Christopher Fabian is a technologist and innovator who co-leads UNICEF’s Innovation Unit. Fabian works on finding solutions to big problems that face humanity, particularly children. Since 2007 he has held the title of Senior Advisor on Innovation to the Executive Director at UNICEF and Co-founder and Co-lead of the UNICEF Innovation Unit. He is best known for his work on tools for children and communities in low-infrastructure environments.

Paula Kahumbu

Dr. Paula Kahumbu is a Kenyan expert on elephants with a PhD from Princeton University. She is the CEO of Kenyan Conservation NGO WildlifeDirect and founded Hands Off Our Elephants, a Campaign that lead major legal reforms in tackling wildlife crime resulting in a drop in poaching of 80% over three years. She also Co-authored the bestselling children’s book Owen and Mzee and produces two wildlife television series, NTV Wild and NTV Wild Talk.

 Fran Lebowitz

Fran Lebowitz, called the "funniest woman in America" by the Washington Post, is a national treasure known for her wit, humor, irreverence, social commentary and her own category on "Jeopardy." From the innovative lists in her 1978 bestseller "Metropolitan Life," to her Martin Scorsese-directed documentary "Public Speaking," to her current commentary on the lecture circuit, in Vanity Fair, on TV and on the web, Fran Lebowitz's observations have always been ahead of the times.

 Alexa Meade

Alexa Meade applies paint directly to models and the surrounding scene, creating the illusion that real-life people and places are inside the world of a 2D painting. Her artwork has been exhibited at The Smithsonian National Portrait Gallery, The Saatchi Gallery, the Grand Palais, and the United Nations building. She has collaborated with theoretical physicists, movement artist Lil Buck, and magician David Blaine. Her TED Talk “Your Body is my Canvas,” has millions of views.

Vivian D. Nixon

Vivian D. Nixon is Executive Director of College & Community Fellowship (CCF), a nonprofit committed to removing individual and structural barriers to higher education for women with criminal record histories and their families. An alumna of CCF’s program, Nixon advocates nationally for criminal justice reform. Nixon is a Columbia University Community Scholar and a recipient of the John Jay Medal for Justice, the Ascend Fellowship at the Aspen Institute, and the Soros Justice Fellowship.

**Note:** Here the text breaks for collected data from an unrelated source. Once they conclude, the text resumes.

extern "C" size_t mhb_sort_workspace_bytes(uint64_t n, uint32_t words) {
  return kSortHeadBytes + (size_t)sort_num_tiles(n, words) * 256 * 8 + 256;
}

template <int WR>
static int launch_radix_pass(cudaStream_t st, const u32 *in, u64 n, int byte_idx, const u64 *bin_base,
                             u64 *lookback, u32 *tile_counter, u64 *next_hist, int next_byte, u32 epoch) {
  using G = SortGeom<WR>;
  static int blocks_per_sm = 0;
  if (!blocks_per_sm) {
    CK(cudaFuncSetAttribute(k_radix_pass3<WR, true>, cudaFuncAttributeMaxDynamicSharedMemorySize, (int)G::SMEM));
    CK(cudaFuncSetAttribute(k_radix_pass3<WR, false>, cudaFuncAttributeMaxDynamicSharedMemorySize, (int)G::SMEM));
    CK(cudaOccupancyMaxActiveBlocksPerMultiprocessor(&blocks_per_sm, k_radix_pass3<WR, true>, G::THREADS, G::SMEM));
    if (blocks_per_sm < 1) return mhb_set_error(MHB_ERR_CUDA, "radix pass kernel (WR=%d) does not fit an SM", WR);
    if (getenv("MHB_VERBOSE")) fprintf(stderr, "[mhb] radix pass WR=%d: %d threads x %d rec, %zu B smem, %d CTA/SM\n", WR, G::THREADS, G::IPT, G::SMEM, blocks_per_sm);
  }
  const u64 tiles = sort_tiles<WR>(n);
  u64 grid = (u64)blocks_per_sm * sm_count();
  if (grid > tiles) grid = tiles;
  if (next_hist)
    k_radix_pass3<WR, true><<<(int)grid, G::THREADS, G::SMEM, st>>>(in, n, (u32)tiles, byte_idx, bin_base, lookback,
                                                                     tile_counter, next_hist, next_byte, epoch);
  else
    k_radix_pass3<WR, false><<<(int)grid, G::THREADS, G::SMEM, st>>>(in, n, (u32)tiles, byte_idx, bin_base, lookback,
                                                                      tile_counter, nullptr, 0, epoch);
  CK_LAUNCH();
  return MHB_OK;
}

template <int WR, bool OWNER_LUT>
static int launch_part_unstable(cudaStream_t st, const u32 *in, u64 n, int byte_idx, const u64 *bin_base,
                                unsigned long long *gcursor, u32 *tile_counter, u64 *next_hist, int next_byte,
                                const uint8_t *lut) {
  using C = PartCfg<WR>;
  constexpr size_t SMEM_HIST = OWNER_LUT ? C::SMEM_OWNER_HIST : C::SMEM;
  static int bps = 0;
  if (!bps) {
    CK(cudaFuncSetAttribute(k_part_unstable<WR, OWNER_LUT, true>, cudaFuncAttributeMaxDynamicSharedMemorySize, (int)SMEM_HIST));
    CK(cudaFuncSetAttribute(k_part_unstable<WR, OWNER_LUT, false>, cudaFuncAttributeMaxDynamicSharedMemorySize, (int)C::SMEM));
    CK(cudaOccupancyMaxActiveBlocksPerMultiprocessor(&bps, k_part_unstable<WR, OWNER_LUT, true>, C::THREADS, SMEM_HIST));
    if (bps < 1) return mhb_set_error(MHB_ERR_CUDA, "partition pass (WR=%d) does not fit an SM", WR);
    if (getenv("MHB_VERBOSE")) fprintf(stderr, "[mhb] unstable partition pass WR=%d owner=%d: %d threads x %d rec, %zu B smem, %d CTA/SM\n", WR, (int)OWNER_LUT, C::THREADS, C::IPT, SMEM_HIST, bps);
  }
  const u64 tiles = (n + C::TILE - 1) / C::TILE;
  u64 grid = (u64)bps * sm_count();
  if (grid > tiles) grid = tiles;
  if (next_hist)
    k_part_unstable<WR, OWNER_LUT, true><<<(int)grid, C::THREADS, SMEM_HIST, st>>>(in, n, (u32)tiles, byte_idx, bin_base, gcursor,
                                                                                   tile_counter, next_hist, next_byte, lut);
  else
    k_part_unstable<WR, OWNER_LUT, false><<<(int)grid, C::THREADS, C::SMEM, st>>>(in, n, (u32)tiles, byte_idx, bin_base, gcursor,
                                                                                  tile_counter, nullptr, 0, lut);
  CK_LAUNCH();
  return MHB_OK;
}

#ifdef MHB_SORT_TIMELINE
extern "C" int mhb_debug_set_sort_timeline(unsigned long long *dev_buf, unsigned long long rows) {
  CK(cudaMemcpyToSymbol(g_sort_timeline, &dev_buf, sizeof(dev_buf)));
  CK(cudaMemcpyToSymbol(g_sort_timeline_rows, &rows, sizeof(rows)));
  return MHB_OK;
}
#endif

namespace {
struct SortTrace {
  cudaEvent_t ev[74];
  bool created = false;
  uint32_t n_passes = 0, words = 0;
  uint64_t n = 0;
};
SortTrace g_trace[4];
uint64_t g_trace_seq = 0;
}

static int sort_records_core(void *stream, uint32_t *a, uint32_t *b, uint64_t n, uint32_t words, const uint8_t *bytes,
                             uint32_t n_bytes, const uint64_t *first_hist, void *ws, size_t ws_bytes, int *result_in_b,
                             double *pass_ms_host, int relaxed, bool trace);
int mhb_sort_records_impl(void *stream, uint32_t *a, uint32_t *b, uint64_t n, uint32_t words, const uint8_t *bytes,
                          uint32_t n_bytes, const uint64_t *first_hist, void *ws, size_t ws_bytes, int *result_in_b,
                          double *pass_ms_host) {
  return sort_records_core(stream, a, b, n, words, bytes, n_bytes, first_hist, ws, ws_bytes, result_in_b, pass_ms_host, 1, true);
}
int mhb_sort_records_ex(void *stream, uint32_t *a, uint32_t *b, uint64_t n, uint32_t words, const uint8_t *bytes,
                        uint32_t n_bytes, const uint64_t *first_hist, void *ws, size_t ws_bytes, int *result_in_b,
                        double *pass_ms_host, int relaxed) {
  return sort_records_core(stream, a, b, n, words, bytes, n_bytes, first_hist, ws, ws_bytes, result_in_b, pass_ms_host, relaxed, true);
}
int mhb_sort_records_untraced(void *stream, uint32_t *a, uint32_t *b, uint64_t n, uint32_t words, const uint8_t *bytes,
                              uint32_t n_bytes, const uint64_t *first_hist, void *ws, size_t ws_bytes, int *result_in_b) {
  return sort_records_core(stream, a, b, n, words, bytes, n_bytes, first_hist, ws, ws_bytes, result_in_b, nullptr, 1, false);
}
static int sort_records_core(void *stream, uint32_t *a, uint32_t *b, uint64_t n, uint32_t words, const uint8_t *bytes,
                             uint32_t n_bytes, const uint64_t *first_hist, void *ws, size_t ws_bytes, int *result_in_b,
                             double *pass_ms_host, int relaxed, bool trace) {
  if (pass_ms_host && !trace) return mhb_set_error(MHB_ERR_ARG, "per-pass times need a traced sort");
  if (words < 1 || words > 17 || n_bytes > 72 || !result_in_b)
    return mhb_set_error(MHB_ERR_ARG, "bad sort geometry (words=%u n_bytes=%u)", words, n_bytes);
  *result_in_b = 0;
  if (n == 0 || n_bytes == 0) return MHB_OK;
  if (ws_bytes < mhb_sort_workspace_bytes(n, words)) return mhb_set_error(MHB_ERR_ARG, "sort workspace too small");
  if (n >= (1ull << 53)) return mhb_set_error(MHB_ERR_ARG, "too many records");
  cudaStream_t st = (cudaStream_t)stream;
  u64 *hist = (u64 *)ws;
  u64 *bin_base = hist + (72 + 1) * 256;
  u32 *tile_counter = (u32 *)(bin_base + 256);
  unsigned long long *gcursor = (unsigned long long *)(tile_counter + 128);
  u64 *lookback = (u64 *)((char *)ws + kSortHeadBytes);
  CK(cudaMemsetAsync(ws, 0, mhb_sort_workspace_bytes(n, words), st));
  if (first_hist) {
    CK(cudaMemcpyAsync(hist, first_hist, 256 * 8, cudaMemcpyDeviceToDevice, st));
  } else {
#define M(WW) \
  if (words == WW) k_hist_byte<WW><<<sm_count() * 4, 256, 0, st>>>(a, n, bytes[0], hist);
    MHB_FOR_WR(M)
#undef M
    CK_LAUNCH();
  }
  SortTrace *tr = nullptr;
  if (trace) {
    tr = &g_trace[g_trace_seq++ & 3];
    if (!tr->created) {
      for (int i = 0; i < 74; ++i) CK(cudaEventCreate(&tr->ev[i]));
      tr->created = true;
    }
    tr->n_passes = n_bytes;
    tr->words = words;
    tr->n = n;
    CK(cudaEventRecord(tr->ev[0], st));
  }
  u32 *in = a, *out = b;
  for (u32 p = 0; p < n_bytes; ++p) {
    k_hist_scan256<<<1, 256, 0, st>>>(hist + (u64)p * 256, bin_base, (u64)(uintptr_t)out, words * 4);
    CK_LAUNCH();
    u64 *next_hist = p + 1 < n_bytes ? hist + (u64)(p + 1) * 256 : nullptr;
    const int next_byte = p + 1 < n_bytes ? bytes[p + 1] : 0;
    int rc = MHB_ERR_ARG;
    if (p == 0 && relaxed && words == 2) rc = launch_part_unstable<2, false>(st, in, n, bytes[p], bin_base, gcursor, tile_counter + p, next_hist, next_byte, nullptr);
    else if (p == 0 && relaxed && words == 3) rc = launch_part_unstable<3, false>(st, in, n, bytes[p], bin_base, gcursor, tile_counter + p, next_hist, next_byte, nullptr);
    else {
#define M(WW) \
  if (words == WW) rc = launch_radix_pass<WW>(st, in, n, bytes[p], bin_base, lookback, tile_counter + p, next_hist, next_byte, p + 1);
      MHB_FOR_WR(M)
#undef M
    }
    if (rc) return rc;
    if (tr) CK(cudaEventRecord(tr->ev[p + 1], st));
    u32 *t = in;
    in = out;
    out = t;
  }
  *result_in_b = (in == b) ? 1 : 0;
  if (pass_ms_host) {
    CK(cudaEventSynchronize(tr->ev[n_bytes]));
    for (u32 p = 0; p < n_bytes; ++p) {
      float ms = 0;
      CK(cudaEventElapsedTime(&ms, tr->ev[p], tr->ev[p + 1]));
      pass_ms_host[p] = ms;
    }
  }
  return MHB_OK;
}

int hist_byte(void *stream, const uint32_t *recs, uint64_t n, uint32_t words, int byte, uint64_t *hist) {
  if (words < 1 || words > 17 || byte < 0 || byte >= (int)(4 * words)) return mhb_set_error(MHB_ERR_ARG, "bad geometry");
  if (n == 0) return MHB_OK;
  cudaStream_t st = (cudaStream_t)stream;
#define M(WW) \
  if (words == WW) k_hist_byte<WW><<<sm_count() * 4, 256, 0, st>>>(recs, n, byte, hist);
  MHB_FOR_WR(M)
#undef M
  CK_LAUNCH();
  return MHB_OK;
}

static int partition_scatter_impl(void *stream, const uint32_t *recs, uint64_t n, uint32_t words, int byte,
                                  const uint8_t *owner_of_byte_dev, const uint64_t *bin_addr_dev, void *ws, size_t ws_bytes,
                                  int next_byte, uint64_t *owner_next_hist) {
  if (words < 1 || words > 17 || byte < 0 || byte >= (int)(4 * words)) return mhb_set_error(MHB_ERR_ARG, "bad geometry");
  if (!owner_of_byte_dev) return mhb_set_error(MHB_ERR_ARG, "the partition pass needs an owner table");
  if (n == 0) return MHB_OK;
  if (ws_bytes < kSortHeadBytes) return mhb_set_error(MHB_ERR_ARG, "sort workspace too small");
  cudaStream_t st = (cudaStream_t)stream;
  u32 *tile_counter = (u32 *)((u64 *)ws + (72 + 1) * 256 + 256);
  unsigned long long *gcursor = (unsigned long long *)(tile_counter + 128);
  CK(cudaMemsetAsync(ws, 0, kSortHeadBytes, st));
  int rc = MHB_ERR_ARG;
#define M(WW)                                                                                                        \
  if (words == WW)                                                                                                   \
    rc = launch_part_unstable<WW, true>(st, recs, n, byte, bin_addr_dev, gcursor, tile_counter, owner_next_hist, next_byte, \
                                        owner_of_byte_dev);
  MHB_FOR_WR(M)
#undef M
  return rc;
}
extern "C" int mhb_partition_scatter(void *stream, const uint32_t *recs, uint64_t n, uint32_t words, int byte,
                                     const uint8_t *owner_of_byte_dev, const uint64_t *bin_addr_dev, void *ws,
                                     size_t ws_bytes) {
  return partition_scatter_impl(stream, recs, n, words, byte, owner_of_byte_dev, bin_addr_dev, ws, ws_bytes, 0, nullptr);
}
extern "C" int mhb_partition_scatter_hist(void *stream, const uint32_t *recs, uint64_t n, uint32_t words, int byte,
                                          const uint8_t *owner_of_byte_dev, const uint64_t *bin_addr_dev, void *ws,
                                          size_t ws_bytes, int next_byte, uint64_t *owner_next_hist) {
  if (!owner_next_hist || next_byte < 0 || next_byte >= (int)(4 * words))
    return mhb_set_error(MHB_ERR_ARG, "bad owner-histogram arguments");
  return partition_scatter_impl(stream, recs, n, words, byte, owner_of_byte_dev, bin_addr_dev, ws, ws_bytes, next_byte,
                                owner_next_hist);
}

 Kennedy Odede and Jessica Posner Odede

Kennedy Odede and Jessica Posner Odede are New York Times best-selling authors, internationally recognized social entrepreneurs, and the founders of Shining Hope for Communities (SHOFCO), an organization that works to build vibrant, gender equitable services for all. Kennedy grew up in Kibera, one of the largest slums in Africa. He started SHOFCO in 2004 with a 20 cent soccer ball, and was able to turn it into one of the world’s most influential community organizers. Together, Jessica & Kennedy built SHOFCO to what it is today - a grassroots organization that has served and empowered hundreds and thousands of people in the slums of Kenya.

 Jeremy Travis

Jeremy Travis is president of John Jay College of Criminal Justice at the City University of New York. Prior to his appointment, he served as a Senior Fellow in the Urban Institute’s Justice Policy Center, where he launched a national research program focused on prisoner reentry into society. From 1994-2000, Travis directed the National Institute of Justice, the research arm of the U.S. Department of Justice. EDIT

 Jose Vargas

Jose Antonio Vargas is a Pulitzer Prize-winning journalist, filmmaker, and media entrepreneur whose work centers on the changing American identity. After revealing himself to be an illegal immigrant, he found Define American, a non-profit media and culture organization that seeks to elevate the conversation around immigration and citizenship in America, and the founder of #EmergingUS, a media start-up that lives at the intersection of race, immigration, and identity in a multicultural America.